Work with StructType and StructField for nested schema definitions.
- Define a nested schema using StructType and StructField.
- Create a JSON-like dataset with nested fields.
- Load the dataset into a PySpark DataFrame.
- Extract and transform nested fields using selectExpr().

In [None]:
from pyspark.sql import SparkSession,Row

In [None]:
spark = SparkSession.builder.appName('Assessment3').getOrCreate()

In [None]:
from pyspark.sql.types import StructField ,StructType

In [None]:
# assess3_data = [Row(id = 1, name = 'Akash' , dept = ['CSE','AIML']),
#                 Row(id = 2, name = 'Venkatesh' , dept = ['CSE','CORE']),
#                 Row(id = 3, name = 'Rohith' , dept = ['CSE','CS'])]


why mentioning multiline = true solves the issue ?



*   Without **multiLine=True**, Spark reads each line separately and expects it to be a valid JSON object.
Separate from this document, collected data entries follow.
## Shrink raster observation LDS and block size to fit three envs per CU

The raster observation kernel drops from 1024 to 512 threads per block, with each thread covering two pixel tiles. The per-vertex camera-space LDS table is removed, so vertices are transformed on the fly from global memory. Each geometry thread computes its own frames, which drops a barrier. The face, edge and item caps become fixed and smaller so that LDS use allows three blocks per CU. The tree reductions are replaced by wave shuffles plus a cross-wave sum. The risks are redundant vertex transforms, more global loads, and more faces falling back to the slow per-pixel path when the smaller tables overflow.

```diff
diff --git a/mujoco_rl_manipulate_unknown_objects_amd/csrc/grip_render.hip b/mujoco_rl_manipulate_unknown_objects_amd/csrc/grip_render.hip
--- a/mujoco_rl_manipulate_unknown_objects_amd/csrc/grip_render.hip
+++ b/mujoco_rl_manipulate_unknown_objects_amd/csrc/grip_render.hip
@@ -46,9 +46,8 @@
 }
 
 
-__device__ __forceinline__ void frame_role(const DevModel &m, const float *qpos, int n, int e, int half, int role, Frames &f) {
+__device__ __forceinline__ void frame_role_pr(const DevModel &m, const float *qpos, int n, int e, int half, int role, V3 &P, M3 &R) {
     auto Q = [&](int i) { return ld_word(qpos, (size_t)i * n + e, half); };
-    V3 P; M3 R;
     if (role == 5) {
         const float q0 = Q(10), q1 = Q(11), q2 = Q(12), q3 = Q(13);
         const float qn = rsqrtf(q0 * q0 + q1 * q1 + q2 * q2 + q3 * q3);
@@ -73,6 +72,10 @@
             }
         }
     }
+}
+__device__ __forceinline__ void frame_role(const DevModel &m, const float *qpos, int n, int e, int half, int role, Frames &f) {
+    V3 P; M3 R;
+    frame_role_pr(m, qpos, n, e, half, role, P, R);
     float *op = role == 6 ? f.cam_o : f.p[role], *oR = role == 6 ? f.cam_R : f.R[role];
     op[0] = P.x; op[1] = P.y; op[2] = P.z;
 #pragma unroll
@@ -406,57 +409,93 @@
 #ifndef RS_SMALL
 #define RS_SMALL 16
 #endif
+#ifndef RS_THREADS
+#define RS_THREADS 512
+#endif
+#define RS_NW (RS_THREADS / 64)
 #ifndef RS_WAVES
-#define RS_WAVES 8
+#define RS_WAVES 6
 #endif
 #ifndef RS_FACES
-#define RS_FACES 255
+#define RS_FACES 240
 #endif
 #ifndef RS_QUAD
 #define RS_QUAD 1
 #endif
-#define RS_LDS_BUDGET (80 * 1024 - 34 * 1024)
-#define RS_DYN_BYTES(nverts, edges, items) ((size_t)(((nverts) * 3 + 3) / 4 * 4) * 4 + (size_t)RS_FACES * 32 + (size_t)(edges) * 16 + (size_t)(items) * 2)
+#define RS_EDGES_CAP 640
+#define RS_ITEMS_CAP 1024
+#define RS_DYN_BYTES(faces, edges, items) ((size_t)(faces) * 32 + (size_t)(edges) * 16 + (size_t)(((items) + 7) & ~7) * 2)
 struct __align__(16) RsFace { float4 P; int ebase, k, id, pad; };
 static_assert(!RS_QUAD || RS_FACES <= 255, "a quad item holds the face record in 8 bits, and 0xffff must stay free");
+static_assert(RS_THREADS == 512, "the resolve / shade mapping and the reductions' association are written for 8 waves");
+static_assert(32 * 1024 + 512 + RS_DYN_BYTES(RS_FACES, RS_EDGES_CAP, RS_ITEMS_CAP) <= 52 * 1024, "three envs per CU, whatever the granule of the LDS allocation up to 2 KB");
+
+__device__ unsigned long long g_rs_fallbacks;
+extern "C" int grip_debug_observe_fallbacks(unsigned long long *out) {
+    if (hipDeviceSynchronize() != hipSuccess) return -1;
+    return hipMemcpyFromSymbol(out, HIP_SYMBOL(g_rs_fallbacks), sizeof(unsigned long long)) == hipSuccess ? 0 : -1;
+}
+
+#ifdef RS_STAMPS
+#define RS_NPHASE 16
+__device__ unsigned long long g_rs_stamps[RS_NPHASE + 1][2];
+#define RS_T0() unsigned long long rs_t = __builtin_amdgcn_s_memtime()
+#define RS_MARK(i, j) do { __builtin_amdgcn_sched_barrier(0); const unsigned long long n_ = __builtin_amdgcn_s_memtime(); __builtin_amdgcn_s_waitcnt(0xC07F); \
+                           if ((threadIdx.x & 63) == 0) atomicAdd(&g_rs_stamps[i][j], n_ - rs_t); rs_t = n_; __builtin_amdgcn_sched_barrier(0); } while (0)
+#define RS_WORK(i) RS_MARK(i, 0)
+#define RS_WAIT(i) RS_MARK(i, 1)
+#define RS_DONE() do { if ((threadIdx.x & 63) == 0) atomicAdd(&g_rs_stamps[RS_NPHASE][0], 1ull); } while (0)
+extern "C" const char *grip_debug_rs_phase_names() {
+    return "init, frames, hull visibility (6 threads) | face set-up + small faces | item pass (quads) | resolve against the floor | shading (lit_colour) + wave minimum | sum partials, wave count | cross-wave sum + depth bytes | store to HBM";
+}
+extern "C" int grip_debug_rs_stamps(unsigned long long *out, int reset) {
+    if (hipDeviceSynchronize() != hipSuccess) return -1;
+    if (out && hipMemcpyFromSymbol(out, HIP_SYMBOL(g_rs_stamps), sizeof(unsigned long long) * (RS_NPHASE + 1) * 2) != hipSuccess) return -1;
+    if (reset) { static const unsigned long long zero[RS_NPHASE + 1][2] = {}; if (hipMemcpyToSymbol(HIP_SYMBOL(g_rs_stamps), zero, sizeof zero) != hipSuccess) return -1; }
+    return 0;
+}
+#else
+#define RS_T0() do { } while (0)
+#define RS_WORK(i) do { } while (0)
+#define RS_WAIT(i) do { } while (0)
+#define RS_DONE() do { } while (0)
+#endif
 
 __device__ __forceinline__ void rs_claim(unsigned long long *zb, int pix, float t, int id) {
     atomicMin(zb + pix, ((unsigned long long)__float_as_uint(t) << 32) | (unsigned)id);
 }
 
 __device__ __forceinline__ void observe_body_raster(const DevModel &m, const DevConfig &cfg, const float *qpos, const int *pad_grasp, const int *pad_pher,
-                                                    int n, int e, uint8_t *obs, uint8_t *obs2, const long long *row2, int nverts_max, const int RS_EDGES, const int RS_ITEMS) {
-    __shared__ Frames fr;
+                                                    int n, int e, uint8_t *obs, uint8_t *obs2, const long long *row2, const int RS_NFACE, const int RS_EDGES, const int RS_ITEMS) {
+    __shared__ float cam[12];
     __shared__ float gmx[GN_GEOM][12];
     __shared__ int gnum[GN_GEOM];
     __shared__ int nfaces, nedges, nitems;
+    __shared__ float wmin[RS_NW]; __shared__ int wcnt[RS_NW];
     __shared__ __align__(16) unsigned char pool[8 * RPIX];
     extern __shared__ float4 rs_dyn[];
     unsigned long long *zb = reinterpret_cast<unsigned long long *>(pool);
-    uint8_t *img = pool; float *red = reinterpret_cast<float *>(pool + 5 * RPIX); int *redi = reinterpret_cast<int *>(pool + 6 * RPIX);
-    float *cv = reinterpret_cast<float *>(rs_dyn);
-    RsFace *frec = reinterpret_cast<RsFace *>(cv + (nverts_max * 3 + 3) / 4 * 4);
-    float4 *en = reinterpret_cast<float4 *>(frec + RS_FACES);
+    uint8_t *img = pool; float *red = reinterpret_cast<float *>(pool + 5 * RPIX);
+    RsFace *frec = reinterpret_cast<RsFace *>(rs_dyn);
+    float4 *en = reinterpret_cast<float4 *>(frec + RS_NFACE);
     unsigned short *items = reinterpret_cast<unsigned short *>(en + RS_EDGES);
     const int tid = threadIdx.x;
-    const int nvert_all = m.hull_vadr[GN_HULL - 1] + m.hull_vnum[GN_HULL - 1], nplane_all = m.hull_padr[GN_HULL - 1] + m.hull_pnum[GN_HULL - 1];
-    auto hull_of_vertex = [&](int i) { int g = 1; for (int h = 2; h < GN_GEOM; h++) g = i >= m.hull_vadr[h - 1] ? h : g; return g; };
+    RS_T0();
+    const int nplane_all = m.hull_padr[GN_HULL - 1] + m.hull_pnum[GN_HULL - 1];
     auto hull_of_plane = [&](int i) { int g = 1; for (int h = 2; h < GN_GEOM; h++) g = i >= m.hull_padr[h - 1] ? h : g; return g; };
-    constexpr int VPT = 2;
-    float4 vearly[VPT];
-    {   const float4 *vb = reinterpret_cast<const float4 *>(m.hull_blob);
-#pragma unroll
-        for (int k = 0; k < VPT; k++) { const int i = tid + k * RTHREADS; vearly[k] = i < nvert_all ? vb[i] : make_float4(0.f, 0.f, 0.f, 0.f); }
-    }
-    if (tid < 7) frame_role(m, qpos, n, e, cfg.state_half, tid, fr);
     if (tid == 0) { nfaces = 0; nedges = 0; nitems = 0; }
-    for (int i = tid; i < RPIX; i += RTHREADS) zb[i] = ~0ull;
-    for (int i = tid; i < RS_ITEMS; i += RTHREADS) items[i] = 0xffffu;
-    __syncthreads();
+    for (int i = tid; i < RPIX; i += RS_THREADS) zb[i] = ~0ull;
+    for (int i = tid; i < RS_ITEMS; i += RS_THREADS) items[i] = 0xffffu;
     if (tid >= 1 && tid < GN_GEOM) {
         const int g = tid;
-        V3 co = ldv(fr.cam_o); M3 Rc = ldm(fr.cam_R);
-        V3 p = ldv(fr.p[g - 1]); M3 R = ldm(fr.R[g - 1]);
+        V3 co, p; M3 Rc, R;
+        frame_role_pr(m, qpos, n, e, cfg.state_half, 6, co, Rc);
+        frame_role_pr(m, qpos, n, e, cfg.state_half, g - 1, p, R);
+        if (g == 1) {
+            cam[0] = co.x; cam[1] = co.y; cam[2] = co.z;
+#pragma unroll
+            for (int i = 0; i < 9; i++) cam[3 + i] = Rc.m[i];
+        }
         V3 c = multv(Rc, p + mulv(R, ldv(m.geom_center[g])) - co);
         float r = m.geom_rbound[g];
         M3 Mx = mulm(M3{{R.m[0], R.m[3], R.m[6], R.m[1], R.m[4], R.m[7], R.m[2], R.m[5], R.m[8]}}, Rc);
@@ -479,30 +518,15 @@
         }
         gnum[g] = vis ? m.hull_pnum[g - 1] : 0;
     }
-    __syncthreads();
+    RS_WORK(0); __syncthreads(); RS_WAIT(0);
     const float tanh_ = tanf(0.5f * m.cam_fovy * 0.017453292519943295f);
     auto ray_x = [&](int px) { return (2.0f * (px + 0.5f) / RW - 1.0f) * tanh_; };
     auto ray_y = [&](int py) { return (1.0f - 2.0f * (py + 0.5f) / RH) * tanh_; };
-    {
-        const float4 *vb = reinterpret_cast<const float4 *>(m.hull_blob);
-        auto to_camera = [&](int i, float4 v) {
-            const int g = hull_of_vertex(i);
-            const int *gn = gnum; asm volatile("" : "+v"(gn));
-            if (!gn[g]) return;
-            const M3 Mx = ldm(gmx[g]);
-            const V3 c = multv(Mx, v3(v.x - gmx[g][9], v.y - gmx[g][10], v.z - gmx[g][11]));
-            cv[3 * i] = c.x; cv[3 * i + 1] = c.y; cv[3 * i + 2] = c.z;
-        };
-#pragma unroll
-        for (int k = 0; k < VPT; k++) if (tid + k * RTHREADS < nvert_all) to_camera(tid + k * RTHREADS, vearly[k]);
-        for (int i = tid + VPT * RTHREADS; i < nvert_all; i += RTHREADS) to_camera(i, vb[i]);
-    }
-    __syncthreads();
 #ifndef RS_STOP
 #define RS_STOP 0
 #endif
     if (RS_STOP != 1) {
-        for (int i = tid; i < nplane_all; i += RTHREADS) {
+        for (int i = tid; i < nplane_all; i += RS_THREADS) {
             const int jg = nplane_all - 1 - i, g = hull_of_plane(jg), j = jg - m.hull_padr[g - 1];
             {   const int *gn = gnum; asm volatile("" : "+v"(gn)); if (!gn[g]) continue; }
             const int l0 = m.hull_ladr[jg], K = m.hull_ladr[jg + 1] - l0;
@@ -513,8 +537,9 @@
             const V3 A = multv(Mx, nn);
             const float B = pl[3] - dot(nn, v3(gmx[g][9], gmx[g][10], gmx[g][11]));
             if (!(B < 0.f)) continue;
-            const float *cvg = cv + 3 * m.hull_vadr[g - 1];
             const int *lp = m.hull_loops + l0;
+            const float4 *vbg = reinterpret_cast<const float4 *>(m.hull_blob) + m.hull_vadr[g - 1];
+            auto vert = [&](int id) { const float4 v = vbg[id]; return multv(Mx, v3(v.x - gmx[g][9], v.y - gmx[g][10], v.z - gmx[g][11])); };
             int id4[4]; V3 v4[4];
             float xmin = 3.0e38f, xmax = -3.0e38f, ymin = 3.0e38f, ymax = -3.0e38f;
             const float zn = -m.znear;
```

*   With **multiLine=True,** Spark understands that the entire file is one JSON object, even if it spans multiple lines.




In [None]:
json_data = spark.read.option('multiline','True').json(path = "/content/sample1.json");

In [None]:
json_data.show()

+--------------------+--------------------+
|             brewing|              coffee|
+--------------------+--------------------+
|{{Brewing Co., 10...|{{Coffee Co., 101...|
+--------------------+--------------------+



As the data is in JSON , now to convert the JSON file into well-defined table we'll use the EXPLODE()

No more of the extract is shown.